Tuesday, November 27, 2007

Quotes From Around Yon Blogosphere

The construction [of the U.S. Embassy in Baghdad] has proceeded within budget and on time. For the State Department, this is a matter of pride. The prime contractor is First Kuwaiti General Trading & Contracting, which for security reasons was not allowed to employ Iraqi laborers, and instead imported more than a thousand workers from such countries as Bangladesh and Nepal. The importation of Third World laborers is a standard practice in Iraq, where the huge problem of local unemployment is trumped by American fears of the local population, and where it is not unusual, for instance, to find U.S. troops being served in chow halls by Sri Lankans wearing white shirts and bow ties.

First Kuwaiti has been accused of holding its workers in captivity by keeping their passports in a safe, as if otherwise they could have blithely exited the Green Zone, caught a ride to the airport, passed through the successive airport checkpoints, overcome the urgent crowds at the airline counters, purchased a ticket, bribed the police to ignore the country's myriad exit requirements (including a recent H.I.V. test), and hopped a flight for Dubai. Whatever the specific allegations, which First Kuwaiti denies, in the larger context of Iraq the accusation is absurd. It is Iraq that holds people captive. Indeed, the U.S government itself is a prisoner, and all the more tightly held because it engineered the prison where it resides. The Green Zone was built by the inmates themselves. The new embassy results from their desire to get their confinement just right.

-- WILLIAM LANGEWIESCHE

President Bush's indolent approach to (today's) Middle East peace conference in Annapolis suggests that he's just going through the motions to make his beloved secretary of state happy.

-- DAN FROOMKIN

The Peace Corps is asking older Americans who might have heard President John F. Kennedy’s call to service more than 40 years ago to heed his request.

Though older recruits are nothing new to the Peace Corps, it recently began an initiative to entice people age 50 or older into joining at a time when many of them are stepping away from a career and into the great unknown of retirement.

-- SARAH ABRUZZESE

Bill Clinton's shadow over the 2008 nominating race creates potential pitfalls for his wife and for her opponents.

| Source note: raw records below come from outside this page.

__global__ __launch_bounds__(HDN_BLOCK) void share_feature_kernel(const float* __restrict__ img,
                                                                  const float* __restrict__ prm,
                                                                  float* __restrict__ out, int H, int W) {
  __shared__ float smem[SF_LDS_FLOATS];
  float* s_in = smem;
  float* s_a = smem + SF_IN_N;
  float* s_b = s_a + 4 * SF_A_N;

  const int tid = threadIdx.x;
  const int c0 = blockIdx.x * SF_COLS;
  const int r0 = blockIdx.y * SF_ROWS;
  const size_t plane = size_t(blockIdx.z) * H * W;
  const float* __restrict__ src = img + plane;

  for (int idx = tid; idx < SF_IN_N; idx += HDN_BLOCK) {
    const int r = idx / SF_IN_W, c = idx - r * SF_IN_W;
    const int gr = r0 - 3 + r, gc = c0 - 3 + c;
    float v = 0.f;
    if (gr >= 0 && gr < H && gc >= 0 && gc < W) v = src[gr * W + gc];
    s_in[idx] = v;
  }
  __syncthreads();

  for (int idx = tid; idx < SF_A_N; idx += HDN_BLOCK) {
    const int r = idx / SF_A_W, c = idx - r * SF_A_W;
    const int gr = r0 - 2 + r, gc = c0 - 2 + c;
    float acc[4] = {0.f, 0.f, 0.f, 0.f};
#pragma unroll
    for (int ky = 0; ky < 3; ++ky)
#pragma unroll
      for (int kx = 0; kx < 3; ++kx) {
        const float v = s_in[(r + ky) * SF_IN_W + c + kx];
#pragma unroll
        for (int co = 0; co < 4; ++co) acc[co] = __builtin_fmaf(v, prm[SF_W1 + (ky * 3 + kx) * 4 + co], acc[co]);
      }
    const bool inside = gr >= 0 && gr < H && gc >= 0 && gc < W;
#pragma unroll
    for (int co = 0; co < 4; ++co) {
      const float y = __builtin_fmaf(acc[co], prm[SF_ALPHA + co], prm[SF_BETA + co]);
      s_a[co * SF_A_N + idx] = inside ? fmaxf(y, 0.f) : 0.f;
    }
  }
  __syncthreads();

  for (int idx = tid; idx < SF_B_N; idx += HDN_BLOCK) {
    const int r = idx / SF_B_W, c = idx - r * SF_B_W;
    const int gr = r0 - 1 + r, gc = c0 - 1 + c;
    float acc[8];
#pragma unroll
    for (int co = 0; co < 8; ++co) acc[co] = 0.f;
#pragma unroll
    for (int ci = 0; ci < 4; ++ci)
#pragma unroll
      for (int ky = 0; ky < 3; ++ky)
#pragma unroll
        for (int kx = 0; kx < 3; ++kx) {
          const float v = s_a[ci * SF_A_N + (r + ky) * SF_A_W + c + kx];
#pragma unroll
          for (int co = 0; co < 8; ++co)
            acc[co] = __builtin_fmaf(v, prm[SF_W2 + (((ci >> 1) * 9 + ky * 3 + kx) * 8 + co) * 2 + (ci & 1)], acc[co]);
        }
    const bool inside = gr >= 0 && gr < H && gc >= 0 && gc < W;
#pragma unroll
    for (int co = 0; co < 8; ++co) {
      const float y = __builtin_fmaf(acc[co], prm[SF_ALPHA + 4 + co], prm[SF_BETA + 4 + co]);
      s_b[co * SF_B_N + idx] = inside ? fmaxf(y, 0.f) : 0.f;
    }
  }
  __syncthreads();

  for (int idx = tid; idx < SF_ROWS * SF_COLS; idx += HDN_BLOCK) {
    const int r = idx / SF_COLS, c = idx - r * SF_COLS;
    const int gr = r0 + r, gc = c0 + c;
    if (gr >= H || gc >= W) continue;
    float acc = 0.f;
#pragma unroll
    for (int ci = 0; ci < 8; ++ci)
#pragma unroll
      for (int ky = 0; ky < 3; ++ky)
#pragma unroll
        for (int kx = 0; kx < 3; ++kx)
          acc = __builtin_fmaf(s_b[ci * SF_B_N + (r + ky) * SF_B_W + c + kx],
                               prm[SF_W3 + ((ci >> 1) * 9 + ky * 3 + kx) * 2 + (ci & 1)], acc);
    const float y = __builtin_fmaf(acc, prm[SF_ALPHA + 12], prm[SF_BETA + 12]);
    out[plane + size_t(gr) * W + gc] = fmaxf(y, 0.f);
  }
}

namespace sfv {
typedef const float __attribute__((address_space(4))) cfloat;
typedef float f16v __attribute__((ext_vector_type(16)));
typedef float f8v __attribute__((ext_vector_type(8)));
typedef float f4v_ __attribute__((ext_vector_type(4)));
typedef const f16v __attribute__((address_space(4), aligned(4))) c16;
typedef const f8v __attribute__((address_space(4), aligned(4))) c8;
typedef const f4v_ __attribute__((address_space(4), aligned(4))) c4;
typedef const float2v __attribute__((address_space(4), aligned(4))) c2;

__device__ __forceinline__ const cfloat* opaque(const float* p) {
  uint64_t a = reinterpret_cast<uint64_t>(p);
  asm volatile("" : "+s"(a));
  return (const cfloat*)a;
}
__device__ __forceinline__ float from_prev_lane(float v) {
  return __builtin_bit_cast(float, __builtin_amdgcn_update_dpp(0, __builtin_bit_cast(int, v), 0x138, 0xf, 0xf, true));
}
__device__ __forceinline__ float from_next_lane(float v) {
  return __builtin_bit_cast(float, __builtin_amdgcn_update_dpp(0, __builtin_bit_cast(int, v), 0x130, 0xf, 0xf, true));
}

#define SFV_FMA_LO(a, v, w) "v_pk_fma_f32 " a ", " v ", " w ", " a " op_sel_hi:[1,0,1]\n\t"
#define SFV_FMA_HI(a, v, w) "v_pk_fma_f32 " a ", " v ", " w ", " a " op_sel:[0,1,0] op_sel_hi:[1,1,1]\n\t"
#define SFV_MUL_LO(a, v, w) "v_pk_mul_f32 " a ", " v ", " w " op_sel_hi:[1,0]\n\t"
#define SFV_MUL_HI(a, v, w) "v_pk_mul_f32 " a ", " v ", " w " op_sel:[0,1] op_sel_hi:[1,1]\n\t"
#define SFV_PAIR(w, k) __builtin_shufflevector(w, w, 2 * (k), 2 * (k) + 1)

template <bool INIT>
__device__ __forceinline__ void tap16(float2v (&acc)[8], float2v ve, float2v vo, const cfloat* wp) {
  const f16v w = *reinterpret_cast<const c16*>(wp);
  if constexpr (INIT) {
    asm(SFV_MUL_LO("%0", "%8", "%10") SFV_MUL_LO("%1", "%8", "%11") SFV_MUL_LO("%2", "%8", "%12") SFV_MUL_LO("%3", "%8", "%13")
        SFV_MUL_LO("%4", "%8", "%14") SFV_MUL_LO("%5", "%8", "%15") SFV_MUL_LO("%6", "%8", "%16") SFV_MUL_LO("%7", "%8", "%17")
        SFV_FMA_HI("%0", "%9", "%10") SFV_FMA_HI("%1", "%9", "%11") SFV_FMA_HI("%2", "%9", "%12") SFV_FMA_HI("%3", "%9", "%13")
        SFV_FMA_HI("%4", "%9", "%14") SFV_FMA_HI("%5", "%9", "%15") SFV_FMA_HI("%6", "%9", "%16") SFV_FMA_HI("%7", "%9", "%17")
        : "=&v"(acc[0]), "=&v"(acc[1]), "=&v"(acc[2]), "=&v"(acc[3]), "=&v"(acc[4]), "=&v"(acc[5]), "=&v"(acc[6]), "=&v"(acc[7])
        : "v"(ve), "v"(vo), "s"(SFV_PAIR(w, 0)), "s"(SFV_PAIR(w, 1)), "s"(SFV_PAIR(w, 2)), "s"(SFV_PAIR(w, 3)), "s"(SFV_PAIR(w, 4)),
          "s"(SFV_PAIR(w, 5)), "s"(SFV_PAIR(w, 6)), "s"(SFV_PAIR(w, 7)));
  } else {
    asm(SFV_FMA_LO("%0", "%8", "%10") SFV_FMA_LO("%1", "%8", "%11") SFV_FMA_LO("%2", "%8", "%12") SFV_FMA_LO("%3", "%8", "%13")
        SFV_FMA_LO("%4", "%8", "%14") SFV_FMA_LO("%5", "%8", "%15") SFV_FMA_LO("%6", "%8", "%16") SFV_FMA_LO("%7", "%8", "%17")
        SFV_FMA_HI("%0", "%9", "%10") SFV_FMA_HI("%1", "%9", "%11") SFV_FMA_HI("%2", "%9", "%12") SFV_FMA_HI("%3", "%9", "%13")
        SFV_FMA_HI("%4", "%9", "%14") SFV_FMA_HI("%5", "%9", "%15") SFV_FMA_HI("%6", "%9", "%16") SFV_FMA_HI("%7", "%9", "%17")
        : "+v"(acc[0]), "+v"(acc[1]), "+v"(acc[2]), "+v"(acc[3]), "+v"(acc[4]), "+v"(acc[5]), "+v"(acc[6]), "+v"(acc[7])
        : "v"(ve), "v"(vo), "s"(SFV_PAIR(w, 0)), "s"(SFV_PAIR(w, 1)), "s"(SFV_PAIR(w, 2)), "s"(SFV_PAIR(w, 3)), "s"(SFV_PAIR(w, 4)),
          "s"(SFV_PAIR(w, 5)), "s"(SFV_PAIR(w, 6)), "s"(SFV_PAIR(w, 7)));
  }
}

template <bool INIT>
__device__ __forceinline__ void scatter18(float2v& o0, float2v& o1, float2v& o2, float2v& o3, float2v& o4, float2v& o5, float2v& o6,
                                          float2v& o7, float2v& o8, float2v be, float2v bo, const cfloat* wp) {
  const f16v w = *reinterpret_cast<const c16*>(wp);
  const float2v w8 = *reinterpret_cast<const c2*>(wp + 16);
  if constexpr (INIT) {
    asm(SFV_MUL_LO("%0", "%9", "%11") SFV_MUL_LO("%1", "%9", "%12") SFV_MUL_LO("%2", "%9", "%13") SFV_FMA_LO("%3", "%9", "%14")
        SFV_FMA_LO("%4", "%9", "%15") SFV_FMA_LO("%5", "%9", "%16") SFV_FMA_LO("%6", "%9", "%17") SFV_FMA_LO("%7", "%9", "%18")
        SFV_FMA_LO("%8", "%9", "%19")
        SFV_FMA_HI("%0", "%10", "%11") SFV_FMA_HI("%1", "%10", "%12") SFV_FMA_HI("%2", "%10", "%13") SFV_FMA_HI("%3", "%10", "%14")
        SFV_FMA_HI("%4", "%10", "%15") SFV_FMA_HI("%5", "%10", "%16") SFV_FMA_HI("%6", "%10", "%17") SFV_FMA_HI("%7", "%10", "%18")
        SFV_FMA_HI("%8", "%10", "%19")
        : "=&v"(o0), "=&v"(o1), "=&v"(o2), "+v"(o3), "+v"(o4), "+v"(o5), "+v"(o6), "+v"(o7), "+v"(o8)
        : "v"(be), "v"(bo), "s"(SFV_PAIR(w, 0)), "s"(SFV_PAIR(w, 1)), "s"(SFV_PAIR(w, 2)), "s"(SFV_PAIR(w, 3)), "s"(SFV_PAIR(w, 4)),
          "s"(SFV_PAIR(w, 5)), "s"(SFV_PAIR(w, 6)), "s"(SFV_PAIR(w, 7)), "s"(w8));
  } else {
    asm(SFV_FMA_LO("%0", "%9", "%11") SFV_FMA_LO("%1", "%9", "%12") SFV_FMA_LO("%2", "%9", "%13") SFV_FMA_LO("%3", "%9", "%14")
        SFV_FMA_LO("%4", "%9", "%15") SFV_FMA_LO("%5", "%9", "%16") SFV_FMA_LO("%6", "%9", "%17") SFV_FMA_LO("%7", "%9", "%18")
        SFV_FMA_LO("%8", "%9", "%19")
        SFV_FMA_HI("%0", "%10", "%11") SFV_FMA_HI("%1", "%10", "%12") SFV_FMA_HI("%2", "%10", "%13") SFV_FMA_HI("%3", "%10", "%14")
        SFV_FMA_HI("%4", "%10", "%15") SFV_FMA_HI("%5", "%10", "%16") SFV_FMA_HI("%6", "%10", "%17") SFV_FMA_HI("%7", "%10", "%18")
        SFV_FMA_HI("%8", "%10", "%19")
        : "+v"(o0), "+v"(o1), "+v"(o2), "+v"(o3), "+v"(o4), "+v"(o5), "+v"(o6), "+v"(o7), "+v"(o8)
        : "v"(be), "v"(bo), "s"(SFV_PAIR(w, 0)), "s"(SFV_PAIR(w, 1)), "s"(SFV_PAIR(w, 2)), "s"(SFV_PAIR(w, 3)), "s"(SFV_PAIR(w, 4)),
          "s"(SFV_PAIR(w, 5)), "s"(SFV_PAIR(w, 6)), "s"(SFV_PAIR(w, 7)), "s"(w8));
  }
}

template <bool INIT>
__device__ __forceinline__ void l1row(float2v (&acc)[4], float2v i0, float2v i1, float2v i2, const cfloat* wp) {
  const f8v w = *reinterpret_cast<const c8*>(wp);
  const f4v_ u = *reinterpret_cast<const c4*>(wp + 8);
  if constexpr (INIT) {
    asm(SFV_MUL_LO("%0", "%4", "%7") SFV_MUL_HI("%1", "%4", "%7") SFV_MUL_LO("%2", "%4", "%8") SFV_MUL_HI("%3", "%4", "%8")
        SFV_FMA_LO("%0", "%5", "%9") SFV_FMA_HI("%1", "%5", "%9") SFV_FMA_LO("%2", "%5", "%10") SFV_FMA_HI("%3", "%5", "%10")
        SFV_FMA_LO("%0", "%6", "%11") SFV_FMA_HI("%1", "%6", "%11") SFV_FMA_LO("%2", "%6", "%12") SFV_FMA_HI("%3", "%6", "%12")
        : "=&v"(acc[0]), "=&v"(acc[1]), "=&v"(acc[2]), "=&v"(acc[3])
        : "v"(i0), "v"(i1), "v"(i2), "s"(SFV_PAIR(w, 0)), "s"(SFV_PAIR(w, 1)), "s"(SFV_PAIR(w, 2)), "s"(SFV_PAIR(w, 3)),
          "s"(SFV_PAIR(u, 0)), "s"(SFV_PAIR(u, 1)));
  } else {
    asm(SFV_FMA_LO("%0", "%4", "%7") SFV_FMA_HI("%1", "%4", "%7") SFV_FMA_LO("%2", "%4", "%8") SFV_FMA_HI("%3", "%4", "%8")
        SFV_FMA_LO("%0", "%5", "%9") SFV_FMA_HI("%1", "%5", "%9") SFV_FMA_LO("%2", "%5", "%10") SFV_FMA_HI("%3", "%5", "%10")
        SFV_FMA_LO("%0", "%6", "%11") SFV_FMA_HI("%1", "%6", "%11") SFV_FMA_LO("%2", "%6", "%12") SFV_FMA_HI("%3", "%6", "%12")
        : "+v"(acc[0]), "+v"(acc[1]), "+v"(acc[2]), "+v"(acc[3])
        : "v"(i0), "v"(i1), "v"(i2), "s"(SFV_PAIR(w, 0)), "s"(SFV_PAIR(w, 1)), "s"(SFV_PAIR(w, 2)), "s"(SFV_PAIR(w, 3)),
          "s"(SFV_PAIR(u, 0)), "s"(SFV_PAIR(u, 1)));
  }
}

__device__ __forceinline__ float2v bn_relu(float2v acc, float2v ab) {
  asm("v_pk_fma_f32 %0, %0, %1, %1 op_sel:[0,0,1] op_sel_hi:[1,0,1]" : "+v"(acc) : "v"(ab));
  float lo = acc.x, hi = acc.y;
  asm("v_max_f32 %0, 0, %0" : "+v"(lo));
  asm("v_max_f32 %0, 0, %0" : "+v"(hi));
  return float2v{lo, hi};
}

struct State {
  float2v in[3][3];
  float2v a[3][4][3];
  float2v o[3][3];
  float2v ab[13];
};

struct Ctx {
  const float* __restrict__ src;
  float* __restrict__ dst;
  const float* __restrict__ prm;
  int H, W, ra, rb;
  int col0, col1;
  bool m0, m1;
};

__device__ __forceinline__ float2v load_row(const Ctx& c, int i) {
  const bool row_ok = i >= 0 && i < c.H;
  const float* __restrict__ p = c.src + (row_ok ? i : 0) * c.W;
  const float x0 = p[c.col0], x1 = p[c.col1];
  return float2v{row_ok && c.m0 ? x0 : 0.f, row_ok && c.m1 ? x1 : 0.f};
}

Hillary Clinton risks being seen as something other than her own candidate, while her opponents risk offending Iowa Democrats who revere the former president.
-- DONNA BRAZILE

There is an axiom about movie plots: If a gun is seen in an early scene, it will be fired before the final credits.

So it is now in the international movie of our lives after the unreeling of more than half a century with weapons that could bring total devastation.

-- ROBERT STEIN

There's no question in my mind that horror at militant Islam and fear of Muslim immigration lie behind at least some of the current vogue for atheism--you don't make the bestseller list by excoriating the evils of Lutheranism or Buddhism.

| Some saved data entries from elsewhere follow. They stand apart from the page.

__device__ __forceinline__ void adam_step4(f32x2 (&p)[2], f32x2 (&m)[2], f32x2 (&v)[2], f32x2 (&sq)[2], float neg_step,
                                           double rbc2, const LazyK& k) {
    f32x2 a[2];
#pragma unroll
    for (int u = 0; u < 2; ++u) {
        sq[u] = pk_fma(p[u], p[u], sq[u]);
        const f32x2 g = pk_add(pk_set(0.f), pk_mul(pk_set(k.l2x2), p[u]));
        m[u] = pk_fma(pk_set(k.w1), pk_sub(g, m[u]), m[u]);
        v[u] = pk_fma(pk_mul(pk_set(k.w2), g), g, pk_mul(v[u], pk_set(k.beta2)));
        a[u] = pk_mul(pk_set(neg_step), m[u]);
    }
    const float vmin = fminf(__builtin_fminf(__builtin_fminf(v[0].x, v[0].y), v[1].x), v[1].y);
    const float vmax = fmaxf(__builtin_fmaxf(__builtin_fmaxf(v[0].x, v[0].y), v[1].x), v[1].y);
    const float amin = fminf(__builtin_fminf(__builtin_fminf(fabsf(a[0].x), fabsf(a[0].y)), fabsf(a[1].x)), fabsf(a[1].y));
    const float amax = fmaxf(__builtin_fmaxf(__builtin_fmaxf(fabsf(a[0].x), fabsf(a[0].y)), fabsf(a[1].x)), fabsf(a[1].y));
    const bool packed = vmin >= kPkVLo && vmax <= kPkVHi && amin >= kPkALo && amax <= kPkAHi && k.eps >= kPkEpsLo;
    if (__all(packed)) {
#pragma unroll
        for (int u = 0; u < 2; ++u) {
            const f32x2 root = pk_sqrt_rn(v[u]);
            const f32x2 den = {denom_of(root.x, rbc2, k.eps), denom_of(root.y, rbc2, k.eps)};
            p[u] = pk_add(p[u], pk_div_rn(a[u], den));
        }
        return;
    }
    const bool v_sane = v[0].x >= 0.f && v[0].y >= 0.f && v[1].x >= 0.f && v[1].y >= 0.f;
    if (__all(k.eps > 0.f && v_sane && a[0].x == 0.f && a[0].y == 0.f && a[1].x == 0.f && a[1].y == 0.f)) {
        p[0] = pk_add(p[0], a[0]);
        p[1] = pk_add(p[1], a[1]);
        return;
    }
    const bool lane_small = amax < 0x1p-60f;
    auto lane_ok = [&](float a_) { return lane_small || a_ == 0.f || fabsf(a_) >= kPkALo; };
    const bool by_lane = v_sane && vmin >= kPkVLo && vmax <= kPkVHi && amax <= kPkAHi && k.eps >= kPkEpsLo && lane_ok(a[0].x) &&
                         lane_ok(a[0].y) && lane_ok(a[1].x) && lane_ok(a[1].y);
    if (__all(by_lane)) {
        const f32x2 up = pk_set(lane_small ? 0x1p69f : 1.0f), dn = pk_set(lane_small ? 0x1p-69f : 1.0f);
        f32x2 q[2], den[2];
#pragma unroll
        for (int u = 0; u < 2; ++u) {
            const f32x2 root = pk_sqrt_rn(v[u]);
            den[u] = f32x2{denom_of(root.x, rbc2, k.eps), denom_of(root.y, rbc2, k.eps)};
            q[u] = pk_mul(pk_div_rn(pk_mul(a[u], up), den[u]), dn);
        }
        if (lane_small && fmaxf(fmaxf(den[0].x, den[0].y), fmaxf(den[1].x, den[1].y)) > 0x1p-23f) {
#pragma unroll
            for (int u = 0; u < 2; ++u) q[u] = f32x2{__fdiv_rn(a[u].x, den[u].x), __fdiv_rn(a[u].y, den[u].y)};
        }
#pragma unroll
        for (int u = 0; u < 2; ++u) {
            q[u].x = a[u].x == 0.f ? a[u].x : q[u].x;
            q[u].y = a[u].y == 0.f ? a[u].y : q[u].y;
            p[u] = pk_add(p[u], q[u]);
        }
        return;
    }
    auto ext_ok = [&](float a_, float v_) { return (a_ == 0.f && v_ >= 0.f) || (fabsf(a_) <= kPkAHi && v_ > 0.f && v_ <= kPkVHi); };
    const bool extended = ext_ok(a[0].x, v[0].x) && ext_ok(a[0].y, v[0].y) && ext_ok(a[1].x, v[1].x) && ext_ok(a[1].y, v[1].y) &&
                          k.eps >= kPkEpsLo;
    if (__all(extended)) {
#pragma unroll
        for (int u = 0; u < 2; ++u) {
            const f32x2 root = pk_sqrt_ext(v[u]);
            const f32x2 den = {denom_of(root.x, rbc2, k.eps), denom_of(root.y, rbc2, k.eps)};
            bool redo_x, redo_y;
            f32x2 q = pk_div_ext(a[u], den, redo_x, redo_y);
            if (redo_x) q.x = __fdiv_rn(a[u].x, den.x);
            if (redo_y) q.y = __fdiv_rn(a[u].y, den.y);
            p[u] = pk_add(p[u], q);
        }
        return;
    }
#pragma unroll
    for (int u = 0; u < 2; ++u) {
        p[u].x = __fadd_rn(p[u].x, __fdiv_rn(a[u].x, denom_of(sqrtf(v[u].x), rbc2, k.eps)));
        p[u].y = __fadd_rn(p[u].y, __fdiv_rn(a[u].y, denom_of(sqrtf(v[u].y), rbc2, k.eps)));
    }
}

. . . The problem is that the more scorn one feels for religious belief, the less able one is to appreciate "reformed" or "moderate" variants of the faith. After all, pro-gay Episcopalians and liberation theology Catholics still believe in Christ, the afterlife, sin; reformed Jews still find wisdom in the Old Testament. Strictly speaking, an atheist should have no truck with any of it. But if all you can offer people is reasons to quit their religion--which also often means their community, their family, their support system and their identity--you're not going to have many takers. For every brilliant angry teenager you strengthen in doubt, there's a mosque- or churchful of people who'll choose the old-time religion if the only other choice is nothing.